BEGIN Entries shown
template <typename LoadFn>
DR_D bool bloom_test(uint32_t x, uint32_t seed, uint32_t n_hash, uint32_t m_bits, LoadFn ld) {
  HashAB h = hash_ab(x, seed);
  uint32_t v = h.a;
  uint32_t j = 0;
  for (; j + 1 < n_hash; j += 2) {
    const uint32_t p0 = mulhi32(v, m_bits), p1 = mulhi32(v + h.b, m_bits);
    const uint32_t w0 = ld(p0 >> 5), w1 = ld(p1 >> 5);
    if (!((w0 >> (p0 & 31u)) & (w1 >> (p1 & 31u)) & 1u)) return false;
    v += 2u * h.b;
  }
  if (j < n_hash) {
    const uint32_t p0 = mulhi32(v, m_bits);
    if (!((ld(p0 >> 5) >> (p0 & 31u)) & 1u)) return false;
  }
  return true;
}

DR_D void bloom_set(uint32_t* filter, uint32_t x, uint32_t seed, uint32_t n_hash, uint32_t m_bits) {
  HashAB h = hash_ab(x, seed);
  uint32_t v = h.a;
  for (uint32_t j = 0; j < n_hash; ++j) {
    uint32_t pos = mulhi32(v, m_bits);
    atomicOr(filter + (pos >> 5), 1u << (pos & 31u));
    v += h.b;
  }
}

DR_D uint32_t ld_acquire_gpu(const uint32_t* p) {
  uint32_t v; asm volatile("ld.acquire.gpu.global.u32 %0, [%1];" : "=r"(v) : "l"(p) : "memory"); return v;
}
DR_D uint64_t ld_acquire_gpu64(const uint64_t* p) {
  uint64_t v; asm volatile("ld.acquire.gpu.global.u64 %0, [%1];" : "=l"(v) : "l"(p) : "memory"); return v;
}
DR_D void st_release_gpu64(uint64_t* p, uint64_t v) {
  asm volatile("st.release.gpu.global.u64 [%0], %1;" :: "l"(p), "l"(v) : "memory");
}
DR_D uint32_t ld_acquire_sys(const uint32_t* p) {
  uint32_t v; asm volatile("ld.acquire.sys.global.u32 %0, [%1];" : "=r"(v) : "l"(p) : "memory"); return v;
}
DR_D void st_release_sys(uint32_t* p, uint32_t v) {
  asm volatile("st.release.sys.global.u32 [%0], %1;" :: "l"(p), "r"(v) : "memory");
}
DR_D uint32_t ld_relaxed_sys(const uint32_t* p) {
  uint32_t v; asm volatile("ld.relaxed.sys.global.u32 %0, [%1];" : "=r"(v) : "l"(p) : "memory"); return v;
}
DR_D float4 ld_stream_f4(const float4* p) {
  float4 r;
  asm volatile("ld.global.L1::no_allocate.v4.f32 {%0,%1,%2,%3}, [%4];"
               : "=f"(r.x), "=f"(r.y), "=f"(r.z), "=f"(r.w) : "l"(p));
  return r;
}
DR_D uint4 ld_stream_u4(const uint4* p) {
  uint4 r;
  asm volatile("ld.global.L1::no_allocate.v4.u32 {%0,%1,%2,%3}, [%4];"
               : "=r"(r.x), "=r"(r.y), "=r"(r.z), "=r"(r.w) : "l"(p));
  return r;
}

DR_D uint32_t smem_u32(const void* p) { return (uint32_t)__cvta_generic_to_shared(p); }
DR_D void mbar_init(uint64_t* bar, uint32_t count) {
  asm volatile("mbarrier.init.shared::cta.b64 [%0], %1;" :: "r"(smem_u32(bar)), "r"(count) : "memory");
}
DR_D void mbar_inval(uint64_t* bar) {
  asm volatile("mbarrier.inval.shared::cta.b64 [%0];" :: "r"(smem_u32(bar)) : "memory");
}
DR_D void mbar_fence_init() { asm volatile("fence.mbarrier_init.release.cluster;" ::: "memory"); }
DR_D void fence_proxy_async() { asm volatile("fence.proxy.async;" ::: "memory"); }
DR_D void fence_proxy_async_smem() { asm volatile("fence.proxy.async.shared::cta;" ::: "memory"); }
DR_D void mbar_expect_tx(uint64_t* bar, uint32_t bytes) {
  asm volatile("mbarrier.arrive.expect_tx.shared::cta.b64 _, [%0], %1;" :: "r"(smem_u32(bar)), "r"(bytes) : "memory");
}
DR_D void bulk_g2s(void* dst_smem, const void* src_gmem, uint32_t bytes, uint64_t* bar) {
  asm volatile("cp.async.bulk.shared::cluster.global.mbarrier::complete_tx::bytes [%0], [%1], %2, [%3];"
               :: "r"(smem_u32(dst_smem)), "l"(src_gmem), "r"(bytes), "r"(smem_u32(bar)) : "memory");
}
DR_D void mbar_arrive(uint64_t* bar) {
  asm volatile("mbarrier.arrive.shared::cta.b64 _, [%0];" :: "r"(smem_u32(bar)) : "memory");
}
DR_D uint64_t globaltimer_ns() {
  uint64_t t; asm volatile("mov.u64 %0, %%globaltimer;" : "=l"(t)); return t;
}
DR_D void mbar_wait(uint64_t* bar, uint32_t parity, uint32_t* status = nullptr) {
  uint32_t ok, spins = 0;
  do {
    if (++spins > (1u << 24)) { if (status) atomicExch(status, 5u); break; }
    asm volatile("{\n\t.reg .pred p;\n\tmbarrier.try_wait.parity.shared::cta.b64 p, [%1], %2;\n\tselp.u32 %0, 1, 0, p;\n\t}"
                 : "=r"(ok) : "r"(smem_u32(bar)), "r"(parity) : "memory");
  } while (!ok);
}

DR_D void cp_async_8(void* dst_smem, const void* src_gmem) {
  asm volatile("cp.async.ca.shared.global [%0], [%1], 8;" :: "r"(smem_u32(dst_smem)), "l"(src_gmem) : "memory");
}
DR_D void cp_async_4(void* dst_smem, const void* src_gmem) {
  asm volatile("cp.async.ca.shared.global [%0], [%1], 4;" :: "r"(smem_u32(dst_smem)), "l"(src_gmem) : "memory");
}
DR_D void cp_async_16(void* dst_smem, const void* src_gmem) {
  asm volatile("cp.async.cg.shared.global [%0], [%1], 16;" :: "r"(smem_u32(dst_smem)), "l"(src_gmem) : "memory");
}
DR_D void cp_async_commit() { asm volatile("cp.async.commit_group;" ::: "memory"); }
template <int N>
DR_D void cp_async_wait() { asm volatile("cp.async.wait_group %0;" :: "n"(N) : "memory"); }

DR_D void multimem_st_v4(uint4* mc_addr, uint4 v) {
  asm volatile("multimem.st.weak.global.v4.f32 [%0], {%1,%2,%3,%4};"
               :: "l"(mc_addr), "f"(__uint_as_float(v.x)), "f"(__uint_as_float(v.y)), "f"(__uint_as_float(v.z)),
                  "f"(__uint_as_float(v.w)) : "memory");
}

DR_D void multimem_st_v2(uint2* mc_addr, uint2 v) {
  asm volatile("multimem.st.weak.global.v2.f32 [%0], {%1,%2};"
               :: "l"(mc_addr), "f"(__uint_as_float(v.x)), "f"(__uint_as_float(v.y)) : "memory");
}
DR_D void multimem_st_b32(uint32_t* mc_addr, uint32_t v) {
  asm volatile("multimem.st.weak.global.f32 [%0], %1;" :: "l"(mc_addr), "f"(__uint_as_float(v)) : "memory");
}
END Entries shown
Work instructions —
Could you reproduce the data above exactly as given?

Solution for this exercise —
template <typename LoadFn>
DR_D bool bloom_test(uint32_t x, uint32_t seed, uint32_t n_hash, uint32_t m_bits, LoadFn ld) {
  HashAB h = hash_ab(x, seed);
  uint32_t v = h.a;
  uint32_t j = 0;
  for (; j + 1 < n_hash; j += 2) {
    const uint32_t p0 = mulhi32(v, m_bits), p1 = mulhi32(v + h.b, m_bits);
    const uint32_t w0 = ld(p0 >> 5), w1 = ld(p1 >> 5);
    if (!((w0 >> (p0 & 31u)) & (w1 >> (p1 & 31u)) & 1u)) return false;
    v += 2u * h.b;
  }
  if (j < n_hash) {
    const uint32_t p0 = mulhi32(v, m_bits);
    if (!((ld(p0 >> 5) >> (p0 & 31u)) & 1u)) return false;
  }
  return true;
}

DR_D void bloom_set(uint32_t* filter, uint32_t x, uint32_t seed, uint32_t n_hash, uint32_t m_bits) {
  HashAB h = hash_ab(x, seed);
  uint32_t v = h.a;
  for (uint32_t j = 0; j < n_hash; ++j) {
    uint32_t pos = mulhi32(v, m_bits);
    atomicOr(filter + (pos >> 5), 1u << (pos & 31u));
    v += h.b;
  }
}

DR_D uint32_t ld_acquire_gpu(const uint32_t* p) {
  uint32_t v; asm volatile("ld.acquire.gpu.global.u32 %0, [%1];" : "=r"(v) : "l"(p) : "memory"); return v;
}
DR_D uint64_t ld_acquire_gpu64(const uint64_t* p) {
  uint64_t v; asm volatile("ld.acquire.gpu.global.u64 %0, [%1];" : "=l"(v) : "l"(p) : "memory"); return v;
}
DR_D void st_release_gpu64(uint64_t* p, uint64_t v) {
  asm volatile("st.release.gpu.global.u64 [%0], %1;" :: "l"(p), "l"(v) : "memory");
}
DR_D uint32_t ld_acquire_sys(const uint32_t* p) {
  uint32_t v; asm volatile("ld.acquire.sys.global.u32 %0, [%1];" : "=r"(v) : "l"(p) : "memory"); return v;
}
DR_D void st_release_sys(uint32_t* p, uint32_t v) {
  asm volatile("st.release.sys.global.u32 [%0], %1;" :: "l"(p), "r"(v) : "memory");
}
DR_D uint32_t ld_relaxed_sys(const uint32_t* p) {
  uint32_t v; asm volatile("ld.relaxed.sys.global.u32 %0, [%1];" : "=r"(v) : "l"(p) : "memory"); return v;
}
DR_D float4 ld_stream_f4(const float4* p) {
  float4 r;
  asm volatile("ld.global.L1::no_allocate.v4.f32 {%0,%1,%2,%3}, [%4];"
               : "=f"(r.x), "=f"(r.y), "=f"(r.z), "=f"(r.w) : "l"(p));
  return r;
}
DR_D uint4 ld_stream_u4(const uint4* p) {
  uint4 r;
  asm volatile("ld.global.L1::no_allocate.v4.u32 {%0,%1,%2,%3}, [%4];"
               : "=r"(r.x), "=r"(r.y), "=r"(r.z), "=r"(r.w) : "l"(p));
  return r;
}

DR_D uint32_t smem_u32(const void* p) { return (uint32_t)__cvta_generic_to_shared(p); }
DR_D void mbar_init(uint64_t* bar, uint32_t count) {
  asm volatile("mbarrier.init.shared::cta.b64 [%0], %1;" :: "r"(smem_u32(bar)), "r"(count) : "memory");
}
DR_D void mbar_inval(uint64_t* bar) {
  asm volatile("mbarrier.inval.shared::cta.b64 [%0];" :: "r"(smem_u32(bar)) : "memory");
}
DR_D void mbar_fence_init() { asm volatile("fence.mbarrier_init.release.cluster;" ::: "memory"); }
DR_D void fence_proxy_async() { asm volatile("fence.proxy.async;" ::: "memory"); }
DR_D void fence_proxy_async_smem() { asm volatile("fence.proxy.async.shared::cta;" ::: "memory"); }
DR_D void mbar_expect_tx(uint64_t* bar, uint32_t bytes) {
  asm volatile("mbarrier.arrive.expect_tx.shared::cta.b64 _, [%0], %1;" :: "r"(smem_u32(bar)), "r"(bytes) : "memory");
}
DR_D void bulk_g2s(void* dst_smem, const void* src_gmem, uint32_t bytes, uint64_t* bar) {
  asm volatile("cp.async.bulk.shared::cluster.global.mbarrier::complete_tx::bytes [%0], [%1], %2, [%3];"
               :: "r"(smem_u32(dst_smem)), "l"(src_gmem), "r"(bytes), "r"(smem_u32(bar)) : "memory");
}
DR_D void mbar_arrive(uint64_t* bar) {
  asm volatile("mbarrier.arrive.shared::cta.b64 _, [%0];" :: "r"(smem_u32(bar)) : "memory");
}
DR_D uint64_t globaltimer_ns() {
  uint64_t t; asm volatile("mov.u64 %0, %%globaltimer;" : "=l"(t)); return t;
}
DR_D void mbar_wait(uint64_t* bar, uint32_t parity, uint32_t* status = nullptr) {
  uint32_t ok, spins = 0;
  do {
    if (++spins > (1u << 24)) { if (status) atomicExch(status, 5u); break; }
    asm volatile("{\n\t.reg .pred p;\n\tmbarrier.try_wait.parity.shared::cta.b64 p, [%1], %2;\n\tselp.u32 %0, 1, 0, p;\n\t}"
                 : "=r"(ok) : "r"(smem_u32(bar)), "r"(parity) : "memory");
  } while (!ok);
}

DR_D void cp_async_8(void* dst_smem, const void* src_gmem) {
  asm volatile("cp.async.ca.shared.global [%0], [%1], 8;" :: "r"(smem_u32(dst_smem)), "l"(src_gmem) : "memory");
}
DR_D void cp_async_4(void* dst_smem, const void* src_gmem) {
  asm volatile("cp.async.ca.shared.global [%0], [%1], 4;" :: "r"(smem_u32(dst_smem)), "l"(src_gmem) : "memory");
}
DR_D void cp_async_16(void* dst_smem, const void* src_gmem) {
  asm volatile("cp.async.cg.shared.global [%0], [%1], 16;" :: "r"(smem_u32(dst_smem)), "l"(src_gmem) : "memory");
}
DR_D void cp_async_commit() { asm volatile("cp.async.commit_group;" ::: "memory"); }
template <int N>
DR_D void cp_async_wait() { asm volatile("cp.async.wait_group %0;" :: "n"(N) : "memory"); }

DR_D void multimem_st_v4(uint4* mc_addr, uint4 v) {
  asm volatile("multimem.st.weak.global.v4.f32 [%0], {%1,%2,%3,%4};"
               :: "l"(mc_addr), "f"(__uint_as_float(v.x)), "f"(__uint_as_float(v.y)), "f"(__uint_as_float(v.z)),
                  "f"(__uint_as_float(v.w)) : "memory");
}

DR_D void multimem_st_v2(uint2* mc_addr, uint2 v) {
  asm volatile("multimem.st.weak.global.v2.f32 [%0], {%1,%2};"
               :: "l"(mc_addr), "f"(__uint_as_float(v.x)), "f"(__uint_as_float(v.y)) : "memory");
}
DR_D void multimem_st_b32(uint32_t* mc_addr, uint32_t v) {
  asm volatile("multimem.st.weak.global.f32 [%0], %1;" :: "l"(mc_addr), "f"(__uint_as_float(v)) : "memory");
}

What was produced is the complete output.